Charles Simic nos recordó que se acercaba la época de los poetas menores. De alguna forma veía venir este tiempo de líderes sin grandeza. Es un tiempo mediocre que mientras pasa dejará secuelas imborrables y heridas abiertas para siempre. Quizás sea la literatura, una vez más, la que nos permita recuperar un lenguaje que nos permita entendernos por encima del algoritmo y la inmediatez. Allí, la poesía de siempre le devolverá la dignidad a las palabras que fundan los relatos compartidos y los pactos de convivencia. Los Wayuu, por ejemplo, creen en el carácter sagrado de la palabra y saben que solo a través de la palabra y de quién ejerce ese oficio que es el Palabrero se pueden llegar a acuerdos, a mediaciones. El Palabrero es el portador de la sabiduría que da la palabra y el que lleva a su comunidad a la reconciliación. 
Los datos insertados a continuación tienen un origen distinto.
constexpr int kK2hWaves = 3;
__device__ __forceinline__ void k2_rows_h16_row(unsigned* __restrict__ work, const unsigned* __restrict__ hc16, unsigned* __restrict__ dst,
                                                const PlanDev& pl, unsigned npairs, float pre) {
    extern __shared__ float4 lds4[];
    uint2* ldsu = reinterpret_cast<uint2*>(lds4);
    unsigned row, slot;
    k2_place(npairs, row, slot);
    const size_t row_off = ((size_t)slot << pl.logN) + (size_t)row * kN2;
    const __amdgpu_buffer_rsrc_t rrow = make_rsrc(work + row_off, kN2 * 4);
    const __amdgpu_buffer_rsrc_t rdst = dst ? make_rsrc(dst + row_off, kN2 * 4) : rrow;
    const K2Lane k = k2_lane(pl);
    const int t = k.t, hi = k.hi, cp = k.cp;
    h2 x0[16], x1[16];
    {
        const h2 p2 = (h2){(_Float16)pre, (_Float16)pre};
#pragma unroll
        for (int a = 0; a < 16; ++a) {
            const uint2 v = buf_load_u2(rrow, k.voff / 2, a * 2048);
            x0[a] = bits_h2(v.x) * p2;
            x1[a] = bits_h2(v.y) * p2;
        }
    }
    dif<16, false>(x0);
    dif<16, false>(x1);
    twiddle_brev<16, false>(x0, k.wj0, k.qj0);
// ... 57 lines not shown
    wave_sync_lds();
#pragma unroll
    for (int b = 0; b < 16; ++b)
        ldsu[hi * kK2hSlab + b * 16 + cp] = make_uint2(h2_bits(x0[brev<16>(b)]), h2_bits(x1[brev<16>(b)]));
    __syncthreads();
#pragma unroll
    for (int ap = 0; ap < 16; ++ap) {
        const uint2 v = ldsu[ap * kK2hSlab + t];
        x0[ap] = bits_h2(v.x);
        x1[ap] = bits_h2(v.y);
    }
    twiddle_nat<16, true>(x0, k.wj0, k.qj0);
    twiddle_nat<16, true>(x1, k.wj1, k.qj1);
    dif<16, true>(x0);
    dif<16, true>(x1);
#pragma unroll
    for (int a = 0; a < 16; ++a)
        buf_store_u2(rdst, k.voff / 2, a * 2048, make_uint2(h2_bits(x0[brev<16>(a)]), h2_bits(x1[brev<16>(a)])));
}
__global__ void __launch_bounds__(256, kK2hWaves)
k2_rows_h16(unsigned* __restrict__ work, const unsigned* __restrict__ hc16, unsigned* __restrict__ dst, PlanDev pl, unsigned npairs,
            float pre) {
    k2_rows_h16_row(work, hc16, dst, pl, npairs, pre);
}
__global__ void __launch_bounds__(256, kK2hWaves)
tail_rows_h16(unsigned* __restrict__ work, const unsigned* __restrict__ hc16, unsigned* __restrict__ dst, PlanDev pl, unsigned npairs,
              float pre) {
    k2_rows_h16_row(work, hc16, dst, pl, npairs, pre);
}

constexpr int kK2pWaves = 4;
template <bool HALF>
__device__ __forceinline__ void k2p_forward(const K2Lane& k, __amdgpu_buffer_rsrc_t rrow, float2* lds2, float2 (&z)[32]) {
    const int t = k.t, hi = k.hi, cp = k.cp;
    float2 x0[16], x1[16];
#pragma unroll
    for (int a = 0; a < 16; ++a) {
        if (HALF) {
            const uint2 v = buf_load_u2(rrow, k.voff / 2, a * 2048);
            x0[a] = unpack_h2(v.x);
            x1[a] = unpack_h2(v.y);
        } else {
            const float4 v = buf_load4(rrow, k.voff, a * 4096);
            x0[a] = make_float2(v.x, v.y);
            x1[a] = make_float2(v.z, v.w);
        }
    }
    dif<16, false>(x0);
    twiddle_brev<16, false>(x0, k.wj0, k.qj0);
#pragma unroll
    for (int ap = 0; ap < 16; ++ap) lds2[ap * kK2hSlab + t] = x0[brev<16>(ap)];
    dif<16, false>(x1);
    twiddle_brev<16, false>(x1, k.wj1, k.qj1);
    __syncthreads();
#pragma unroll
    for (int b = 0; b < 16; ++b) x0[b] = lds2[hi * kK2hSlab + b * 16 + cp];
    __syncthreads();
#pragma unroll
    for (int ap = 0; ap < 16; ++ap) lds2[ap * kK2hSlab + t] = x1[brev<16>(ap)];
    dif<16, false>(x0);
    twiddle_brev<16, false>(x0, k.wc0, k.qc0);
    __syncthreads();
#pragma unroll
    for (int b = 0; b < 16; ++b) x1[b] = lds2[hi * kK2hSlab + b * 16 + cp];
    wave_sync_lds();
#pragma unroll
    for (int bp = 0; bp < 16; ++bp) lds2[hi * kK2hSlab + bp * 16 + (cp ^ bp)] = x0[brev<16>(bp)];
    dif<16, false>(x1);
    twiddle_brev<16, false>(x1, k.wc1, k.qc1);
    wave_sync_lds();
#pragma unroll
    for (int i = 0; i < 16; ++i) z[2 * i] = lds2[hi * kK2hSlab + cp * 16 + (i ^ cp)];
    wave_sync_lds();
#pragma unroll
    for (int bp = 0; bp < 16; ++bp) lds2[hi * kK2hSlab + bp * 16 + (cp ^ bp)] = x1[brev<16>(bp)];
    wave_sync_lds();
#pragma unroll
    for (int i = 0; i < 16; ++i) z[2 * i + 1] = lds2[hi * kK2hSlab + cp * 16 + (i ^ cp)];
}

template <bool HALF, int SAUX = 0, bool LATE_J = false>
__device__ __forceinline__ void k2p_inverse(const PlanDev& pl, float2 (&q)[32], float2* lds2, __amdgpu_buffer_rsrc_t rdst) {
    int t = threadIdx.x;
    asm volatile("" : "+v"(t));
    const int hi = t >> 4, cp = t & 15;
    K2Lane ki;
    ki.t = t; ki.hi = hi; ki.cp = cp; ki.voff = (unsigned)t * 16u;
    {
        const float4 c = pl.k2c[2 * cp], cq = pl.k2c[2 * cp + 1];
        ki.wc0 = make_float2(c.x, c.y); ki.wc1 = make_float2(c.z, c.w);
        ki.qc0 = make_float2(cq.x, cq.y); ki.qc1 = make_float2(cq.z, cq.w);
    }
    if (!LATE_J) {
        const float4 j = pl.k2j[2 * t], jq = pl.k2j[2 * t + 1];
        ki.wj0 = make_float2(j.x, j.y); ki.wj1 = make_float2(j.z, j.w);
        ki.qj0 = make_float2(jq.x, jq.y); ki.qj1 = make_float2(jq.z, jq.w);
    }
    const K2Lane& k = ki;
    float2 x0[16], x1[16];
    dif<32, true>(q);
    wave_sync_lds();
#pragma unroll
    for (int i = 0; i < 16; ++i) lds2[hi * kK2hSlab + cp * 16 + (i ^ cp)] = q[brev<32>(2 * i)];
    wave_sync_lds();
#pragma unroll
    for (int bp = 0; bp < 16; ++bp) x0[bp] = lds2[hi * kK2hSlab + bp * 16 + (cp ^ bp)];
    wave_sync_lds();
#pragma unroll
    for (int i = 0; i < 16; ++i) lds2[hi * kK2hSlab + cp * 16 + (i ^ cp)] = q[brev<32>(2 * i + 1)];
    twiddle_nat<16, true>(x0, ki.wc0, ki.qc0);
    dif<16, true>(x0);
    wave_sync_lds();
#pragma unroll
    for (int bp = 0; bp < 16; ++bp) x1[bp] = lds2[hi * kK2hSlab + bp * 16 + (cp ^ bp)];
    wave_sync_lds();
#pragma unroll
    for (int b = 0; b < 16; ++b) lds2[hi * kK2hSlab + b * 16 + cp] = x0[brev<16>(b)];
    if (LATE_J) {
        __builtin_amdgcn_sched_barrier(0);
        const float4 j = pl.k2j[2 * t], jq = pl.k2j[2 * t + 1];
        ki.wj0 = make_float2(j.x, j.y); ki.wj1 = make_float2(j.z, j.w);
        ki.qj0 = make_float2(jq.x, jq.y); ki.qj1 = make_float2(jq.z, jq.w);
        __builtin_amdgcn_sched_barrier(0);
    }
    twiddle_nat<16, true>(x1, ki.wc1, ki.qc1);
    dif<16, true>(x1);
    __syncthreads();
#pragma unroll
    for (int ap = 0; ap < 16; ++ap) x0[ap] = lds2[ap * kK2hSlab + t];
    __syncthreads();
#pragma unroll
    for (int b = 0; b < 16; ++b) lds2[hi * kK2hSlab + b * 16 + cp] = x1[brev<16>(b)];
    twiddle_nat<16, true>(x0, ki.wj0, ki.qj0);
    dif<16, true>(x0);
    __syncthreads();
#pragma unroll
    for (int ap = 0; ap < 16; ++ap) x1[ap] = lds2[ap * kK2hSlab + t];
    twiddle_nat<16, true>(x1, ki.wj1, ki.qj1);
    dif<16, true>(x1);
    if (HALF) {
#pragma unroll
        for (int a = 0; a < 16; ++a)
            buf_store_u2(rdst, k.voff / 2, a * 2048, make_uint2(pack_h2(x0[brev<16>(a)]), pack_h2(x1[brev<16>(a)])));
        return;
    }
#pragma unroll
    for (int a = 0; a < 16; ++a)
        buf_store4<SAUX>(rdst, k.voff, a * 4096, make_float4(x0[brev<16>(a)].x, x0[brev<16>(a)].y,
                                                           x1[brev<16>(a)].x, x1[brev<16>(a)].y));
}
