constexpr int kRaggedThreads = 512;
constexpr int kMaxLdsPoints = 9728;
__global__ __launch_bounds__(kRaggedThreads) void fps_ragged_kernel(const float* __restrict__ xyz,
                                                                    const int32_t* __restrict__ n_valid, int N, int G,
                                                                    int lds_cap, float* __restrict__ temp_ws,
                                                                    int32_t* __restrict__ idx_out, float* __restrict__ center_out)
{
    extern __shared__ __attribute__((aligned(16))) float4 fps_lds[];
    const int b = blockIdx.x;
    const int n = __builtin_amdgcn_readfirstlane(n_valid ? n_valid[b] : N);
    const float* p = xyz + (size_t)b * N * 3;
    int32_t* out = idx_out + (size_t)b * G;
    float* cen = center_out ? center_out + (size_t)b * G * 3 : nullptr;
    if (n <= kRaggedThreads * 40) fps_pk_body<kRaggedThreads, 40, false>(p, n, G, out, cen, nullptr, 0, nullptr);
    else if (n <= kRaggedThreads * 48) fps_pk_body<kRaggedThreads, 48, false>(p, n, G, out, cen, nullptr, 0, nullptr);
    else if (n <= kRaggedThreads * 56) fps_pk_body<kRaggedThreads, 56, false>(p, n, G, out, cen, nullptr, 0, nullptr);
    else fps_pk_body<kRaggedThreads, 56, true>(p, n, G, out, cen, fps_lds, lds_cap, temp_ws ? temp_ws + (size_t)b * N : nullptr);
}

#ifdef CMDIAD_AB_VARIANTS
__global__ __launch_bounds__(kThreads) void fps_mem_kernel(const float* __restrict__ xyz,
                                                           const int32_t* __restrict__ n_valid, int N, int G,
                                                           float* __restrict__ temp_ws,
                                                           int32_t* __restrict__ idx_out,
                                                           float* __restrict__ center_out)
{
    __shared__ unsigned long long s_key[2][kWaves];
    const int b = blockIdx.x;
    const int tid = threadIdx.x;
    const int n = n_valid ? n_valid[b] : N;
    const float* p = xyz + (size_t)b * N * 3;
    float* temp = temp_ws + (size_t)b * N;
    int32_t* out = idx_out + (size_t)b * G;
    float* cen = center_out ? center_out + (size_t)b * G * 3 : nullptr;

    for (int k = tid; k < n; k += kThreads) {
        const float x = p[k * 3], y = p[k * 3 + 1], z = p[k * 3 + 2];
        const float mag = (x * x + y * y) + z * z;
        temp[k] = !(mag <= 1e-3f) ? 1e10f : -__builtin_inff();
    }
    int old = 0;
    if (tid == 0 && G > 0) {
        out[0] = 0;
        if (cen) { cen[0] = p[0]; cen[1] = p[1]; cen[2] = p[2]; }
    }
    for (int j = 1; j < G; ++j) {
        const int so = __builtin_amdgcn_readfirstlane(old);
        const float x1 = p[so * 3 + 0], y1 = p[so * 3 + 1], z1 = p[so * 3 + 2];
        float best = -1.0f;
        int besti = 0;
        for (int k = tid; k < n; k += kThreads) {
            const float dx = p[k * 3] - x1, dy = p[k * 3 + 1] - y1, dz = p[k * 3 + 2] - z1;
            const float d = (dx * dx + dy * dy) + dz * dz;
            const float d2 = fminf(d, temp[k]);
            temp[k] = d2;
            const bool gt = d2 > best;
            best = gt ? d2 : best;
            besti = gt ? k : besti;
        }
        unsigned long long key = wave_max_u64(fps_key(best, besti));
        const int buf = j & 1;
        if ((tid & 63) == 0) s_key[buf][tid >> 6] = key;
        __syncthreads();
        unsigned long long m = s_key[buf][0];
#pragma unroll
        for (int w = 1; w < kWaves; ++w) {
            const unsigned long long o = s_key[buf][w];
            m = o > m ? o : m;
        }
        old = m == 0ull ? 0 : (int)(0xFFFFFFFFu - (unsigned)(m & 0xFFFFFFFFull));
        if (tid == 0) {
            out[j] = old;
            if (cen) { cen[j * 3 + 0] = p[old * 3 + 0]; cen[j * 3 + 1] = p[old * 3 + 1]; cen[j * 3 + 2] = p[old * 3 + 2]; }
        }
    }
}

En el desorden de estas ruinas de la civilización que fuimos, en medio de esos escombros, debemos volver a las palabras esenciales. En este tiempo de líderes mediocres y altisonantes, la literatura es una vez más la verdadera casa de las palabras, la moneda de siempre que nos permitirá seguir sobreviviendo a pesar de nosotros mismos. Mientras tanto, los planetas no nos juzgan, tan solo esperan y a la vez traemos de vuelta esos versos del gran poeta italiano Salvatore Quasimodo: “Cada uno está solo sobre la faz de la tierra / atravesado por un rayo de sol / y en seguida anochece”.  Pero todavía no es de noche. Aún no, a pesar de todo.  Mientras existan las palabras y la poesía las llene de dignidad, habrá la posibilidad de persistir en el diálogo y en recuperar, así sea un poco, algo de la grandeza perdida en el mundo Antes de que anochezca, mientras los planetas esperan.